◆ WHAT YOU HAVE TO DO ◆
Write out each line from the data below that includes the word "List".

Records drawn from a dataset:
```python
@dataclass
class ModelConfig:
    input_shape: Tuple[int, int, int] = (256, 256, 3)
    num_classes: int = 5
    multitasking: bool = False
    variant: str = "model2"
    width: int = 32
    depth: int = 6
# ... 249 lines not shown
        self.B = batch
        self.training = training
        self.dev = eng.dev
        self.dt = eng.dt
        self.tdt = torch.bfloat16 if eng.dt == L.RUA_BF16 else torch.float32
        self.vec = 8 if eng.dt == L.RUA_BF16 else 4
        self.fwd = Plan(dry)
        self.bwd = Plan(dry)
        self.loss_plan = Plan(dry)
        self.back_steps: List = _BackSteps(self)
        self.cur_tag: Optional[str] = None
        self.block_tag = ""
        self.pending: List[tuple] = []
        self.pending_bytes = 0
        self.pending_bucket = 0
        self.later: List[tuple] = []
        self.allocs: List[torch.Tensor] = []
        self.stats_used = 16
        self.act_bytes = 0
        self.img_u8 = self.cls_u8 = self.tgt_scratch = None
        self._build()

    def compact_buffers(self):
        if self.img_u8 is None:
            H, W, Cin = self.cfg.input_shape
            self.img_u8 = torch.empty((self.B, H, W, Cin), dtype=torch.uint8, device=self.dev)
            self.cls_u8 = torch.empty((self.B, H, W), dtype=torch.uint8, device=self.dev)
            n = int(L.lib().raw("rua_targets_scratch_bytes")(self.B, self.cfg.num_classes))
            self.tgt_scratch = torch.empty((max(n, 4),), dtype=torch.uint8, device=self.dev)
        return self.img_u8, self.cls_u8, self.tgt_scratch
# ... 408 lines not shown
        self.pending_bytes += nbytes

    def flush_wgrad(self, plan: Plan):
        self._issue_later(plan)
        self.pending_bytes = 0
        if not self.pending:
            return
        blocks = 0
        for r, _ in self.pending:
            r.block_begin = blocks
            blocks += r.blocks
        recs = (L.WgradPending * len(self.pending))(*[r for r, _ in self.pending])
        table = torch.frombuffer(bytearray(bytes(recs)), dtype=torch.uint8).to(self.dev)
        self.allocs.append(table)
        plan.add("rua_wgrad_reduce_batch", table.data_ptr(), len(self.pending), blocks, grads=[off for _, off in self.pending])
        self.pending = []

    def bias_grad(self, plan: Plan, dy: Ten, bias_offs: List[int]):
        s = self.col_stats(plan, dy)
        self.stats_to_grads(plan, s, dy.C, bias_offs)

    def stats_to_grads(self, plan: Plan, s: Stat, Cc: int, offs: List[int]):
        if self.dry or not (self.e.defer_reduce and plan is self.bwd):
            dst = L.ptr_array([self.G(o) for o in offs])
            plan.keep.append(dst)
            plan.add("rua_stats_to_f32", s.ptr, s.R, Cc, dst, len(offs), grads=offs)
            return
        for o in offs:
            bucket = self.e.dist.bucket_of(o) if self.e.dist is not None else 0
            if (self.pending or self.later) and bucket != self.pending_bucket:
                self.flush_wgrad(plan)
# ... 789 lines not shown
            raise L.RuaError("no HIP device visible: the ResUnet-a training path runs on MI355X only (there is no CPU fallback)")
        self.dev = device or torch.device("cuda", torch.cuda.current_device())
        cu = C.c_int32(0)
        if L.lib().raw("rua_device_info")(C.byref(cu), None, None, 0) == 0 and cu.value > 0:
            self.cu_count = cu.value
        z = lambda n, dt=torch.float32: torch.zeros(max(n, 16), dtype=dt, device=self.dev)
        self.P, self.G, self.M1, self.V1, self.S = z(ps.n), z(ps.n + ps.ns + 16), z(ps.n), z(ps.n), z(ps.ns)
        tdt = torch.bfloat16 if dtype == "bf16" else torch.float32
        self.Wf, self.Wd = z(ps.n, tdt), z(ps.n, tdt)
        self.wgrad_overwrite = os.environ.get("RUA_WGRAD_OVERWRITE", "1") != "0"
        self.ow_flag = torch.zeros(4, dtype=torch.int32, device=self.dev)
        self._ow = 0
        self._g_pending = False
        self.opt_wcopy = dtype == "bf16" and os.environ.get("RUA_OPT_WCOPY", "1") != "0"
        self.wf_fresh = False
        items = np.zeros(0, dtype=[("src", "<i8"), ("dst", "<i8"), ("taps", "<i4"), ("cout", "<i4"), ("c", "<i4"), ("pad", "<i4")])
        rows, mx = [], 1
        for lay in self.layers:
            if "segs" in lay and lay["mfma"]:
                for sg in lay["segs"]:
                    rows.append((sg["off"], sg["dst"], lay["taps"], lay["cout"], sg["C"], 0))
                    mx = max(mx, lay["taps"] * lay["cout"] * sg["C"])
        items = np.array(rows, dtype=items.dtype)
        self.wprep_items = torch.from_numpy(np.frombuffer(items.tobytes(), dtype=np.uint8).copy()).to(self.dev)
        self.wprep_n, self.wprep_max = len(rows), mx
        bm = []
        for i, (_, _, taps, cout, ci, _) in enumerate(rows):
            for b in range(L.lib().raw("rua_wprep_blocks")(taps, cout, ci)):
                bm += [i, 8 * b]
        self.wprep_map = torch.tensor(bm if bm else [0, 0], dtype=torch.int32, device=self.dev)
        self.wprep_map_n = len(bm) // 2
        self.stats_arena = torch.zeros(1 << 22, dtype=torch.float64, device=self.dev)
        self.workspace = torch.zeros(8 << 20, dtype=torch.float32, device=self.dev)
        self.scratch = torch.zeros(32 << 20, dtype=torch.float32, device=self.dev)
        self.lr_dev = torch.zeros(16, dtype=torch.float32, device=self.dev)
        self.lr_state = torch.zeros(2, dtype=torch.float64, device=self.dev)
        self._t_dev, self._lr_base_dev = -1, None
        self._dp_fence = torch.zeros(16, dtype=torch.float32, device=self.dev)
        self.use_graph = os.environ.get("RUA_USE_GRAPH", "1") != "0"
        self.group_1x1 = os.environ.get("RUA_GROUP_1X1", "1") != "0"
        self.group_heads = os.environ.get("RUA_GROUP_HEADS", "1") != "0"
        self.multi_head = os.environ.get("RUA_MULTI_HEAD", "1") != "0"
        self.merge_wgrad = {int(v) for v in os.environ.get("RUA_MERGE_WGRAD", "1,32,64,128,256").split(",") if v}
        self.group_wgrad_pw = os.environ.get("RUA_GROUP_WGRAD_PW", "1") != "0"
        self.batch_wgrad = os.environ.get("RUA_BATCH_WGRAD", "1") != "0"
        self.stem_mfma = os.environ.get("RUA_STEM_MFMA", "1") != "0"
# ... 57 lines not shown
        self._eval_seen = set()
        self._opt_graph = None
        self.graphs = {}
        cu = C.c_int32(0)
        if self.dev is not None and L.lib().raw("rua_device_info")(C.byref(cu), None, None, 0) == 0 and cu.value > 0:
            self.cu_count = cu.value

    def set_weights(self, keras_dict: Dict[str, np.ndarray]):
        P, S = self.params.from_keras(keras_dict)
        self.P.copy_(torch.from_numpy(P)); self.S.copy_(torch.from_numpy(S))
        self.params_changed()

    def params_changed(self):
        self.weights_dirty = True
        self.wf_fresh = False

    def get_weights(self) -> Dict[str, np.ndarray]:
        return self.params.to_keras(self.P.cpu().numpy(), self.S.cpu().numpy())

    def grads_keras(self) -> Dict[str, np.ndarray]:
        return self.params.to_keras(self.G.cpu().numpy())

    def count_params(self) -> int:
        return self.params.count()

    def _stream(self) -> int:
        return torch.cuda.current_stream(self.dev).cuda_stream

    def _prep_weights(self, s):
        if self.weights_dirty:
            if self.opt_wcopy and self.wf_fresh:
                L.lib().call("rua_weight_prep_dgrad", self.Wf.data_ptr(), self.Wd.data_ptr(), self.wprep_items.data_ptr(), self.wprep_n, self.wprep_max,
                             self.wprep_map.data_ptr() if self.wprep_map_n else None, self.wprep_map_n, self.dt, C.c_void_p(s))
            else:
                L.lib().call("rua_weight_prep", self.P.data_ptr(), self.Wf.data_ptr(), self.Wd.data_ptr(), self.wprep_items.data_ptr(),
                             self.wprep_n, self.wprep_max, self.dt, C.c_void_p(s))
                self.wf_fresh = True
            self.weights_dirty = False

    def _ensure_forward_copy(self):
        if self.opt_wcopy and not self.wf_fresh:
            self.weights_dirty = True
            self._prep_weights(self._stream())

    def _upload(self, g: Graph, x, y):
        def put(dst: torch.Tensor, src):
            if src is None:
                return
            if isinstance(src, np.ndarray):
                src = torch.from_numpy(np.ascontiguousarray(src, dtype=np.float32))
            if tuple(src.shape) != tuple(dst.shape):
                raise ValueError(f"expected shape {tuple(dst.shape)}, got {tuple(src.shape)}")
            dst.copy_(src, non_blocking=bool(src.is_pinned()) if isinstance(src, torch.Tensor) else False)
        put(g.x_in.t, x)
        if y is not None:
            if isinstance(y, dict):
# ... 129 lines not shown

    def _bucket_hooks(self, g: Graph):
        if getattr(g, "_hooks", None) is None:
            red = self.dist.reducer
            g._hooks = {idx: (lambda bs=bs: [red.ready(b) for b in bs]) for idx, bs in self._bucket_marks(g).items()}
        return g._hooks

    def _set_lr(self):
        sp = self.loss
        if self._t_dev != self.t or self._lr_base_dev != sp.lr:
            self.lr_state.copy_(torch.tensor([float(self.t), float(sp.lr)], dtype=torch.float64))
            self._t_dev, self._lr_base_dev = self.t, sp.lr
        self.t += 1
        self._t_dev += 1

    def _launch_optimizer(self, grad_scale, s):
        sp = self.loss
        L.lib().call("rua_lr_step", self.lr_state.data_ptr(), self.lr_dev.data_ptr(), 1 if sp.optimizer == "adam" else 0,
                     float(sp.beta_1), float(sp.beta_2), C.c_void_p(s))
        wc = self.Wf.data_ptr() if self.opt_wcopy else None
        if sp.optimizer == "adam":
            L.lib().call("rua_adam_step_w", self.P.data_ptr(), self.G.data_ptr(), self.M1.data_ptr(), self.V1.data_ptr(), self.params.n,
                         0.0, self.lr_dev.data_ptr(), sp.beta_1, sp.beta_2, KERAS_EPS, grad_scale, 1, wc, C.c_void_p(s))
        else:
            L.lib().call("rua_sgd_step_w", self.P.data_ptr(), self.G.data_ptr(), self.M1.data_ptr(), self.params.n, 0.0,
                         self.lr_dev.data_ptr(), sp.momentum, grad_scale, 1, wc, C.c_void_p(s))

    def optimizer_step(self, grad_scale: float = 1.0):
        self._set_lr()
        self._launch_optimizer(grad_scale, self._stream())
        self.weights_dirty = True
        self._g_pending = False

    def _issue_step(self, g: Graph):
        s = self._stream()
        self._zero_arena(g, s)
        self.weights_dirty = True
        self._prep_weights(s)
        g.fwd.run(s)
        g.loss_plan.run(s)
        g.bwd.run(s)
        self._launch_optimizer(1.0, s)

    def _graph_step(self, x, y, norm_type: Optional[int] = None):
        B = x.shape[0] if x is not None else self._last_B
        self._last_B = B
        g = self.graph(B, True)
        self._put_batch(g, x, y, norm_type)
        self._set_lr()
        self._set_overwrite(1 if (self.wgrad_overwrite and not self._g_pending) else 0)
        self._g_pending = False
        cap = self._captured.get(B)
        if cap is None:
            self._issue_step(g)
            torch.cuda.synchronize()
            cap = torch.cuda.CUDAGraph()
            with torch.cuda.graph(cap):
                self._issue_step(g)
            self._captured[B] = cap
            self.weights_dirty = True
            return g
        self._ensure_forward_copy()
        cap.replay()
        self.weights_dirty = True
        return g

    def count_step_dispatches(self, batch: int) -> Optional[int]:
        try:
            g = self.graph(batch, True)
            torch.cuda.synchronize()
            cap = torch.cuda.CUDAGraph(keep_graph=True)
            dirty, fresh = self.weights_dirty, self.wf_fresh
            with torch.cuda.graph(cap):
                self._issue_step(g)
            self.weights_dirty, self.wf_fresh = dirty, fresh
            k = C.c_int32(0)
            L.lib().call("rua_graph_kernel_nodes", C.c_void_p(cap.raw_cuda_graph()), C.byref(k), None)
            del cap
            return int(k.value)
        except Exception:
            torch.cuda.synchronize()
            return None

    def _graph_step_dp(self, x, y, norm_type: Optional[int] = None):
        B = x.shape[0] if x is not None else self._last_B
        self._last_B = B
        g = self.graph(B, True)
        self._put_batch(g, x, y, norm_type)
        red = self.dist.reducer
        pieces = self._captured_dp.get(B)
# ... 215 lines not shown
```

◆ EXERCISE OUTPUT ◆
        self.back_steps: List = _BackSteps(self)
        self.pending: List[tuple] = []
        self.later: List[tuple] = []
        self.allocs: List[torch.Tensor] = []
    def bias_grad(self, plan: Plan, dy: Ten, bias_offs: List[int]):
    def stats_to_grads(self, plan: Plan, s: Stat, Cc: int, offs: List[int]):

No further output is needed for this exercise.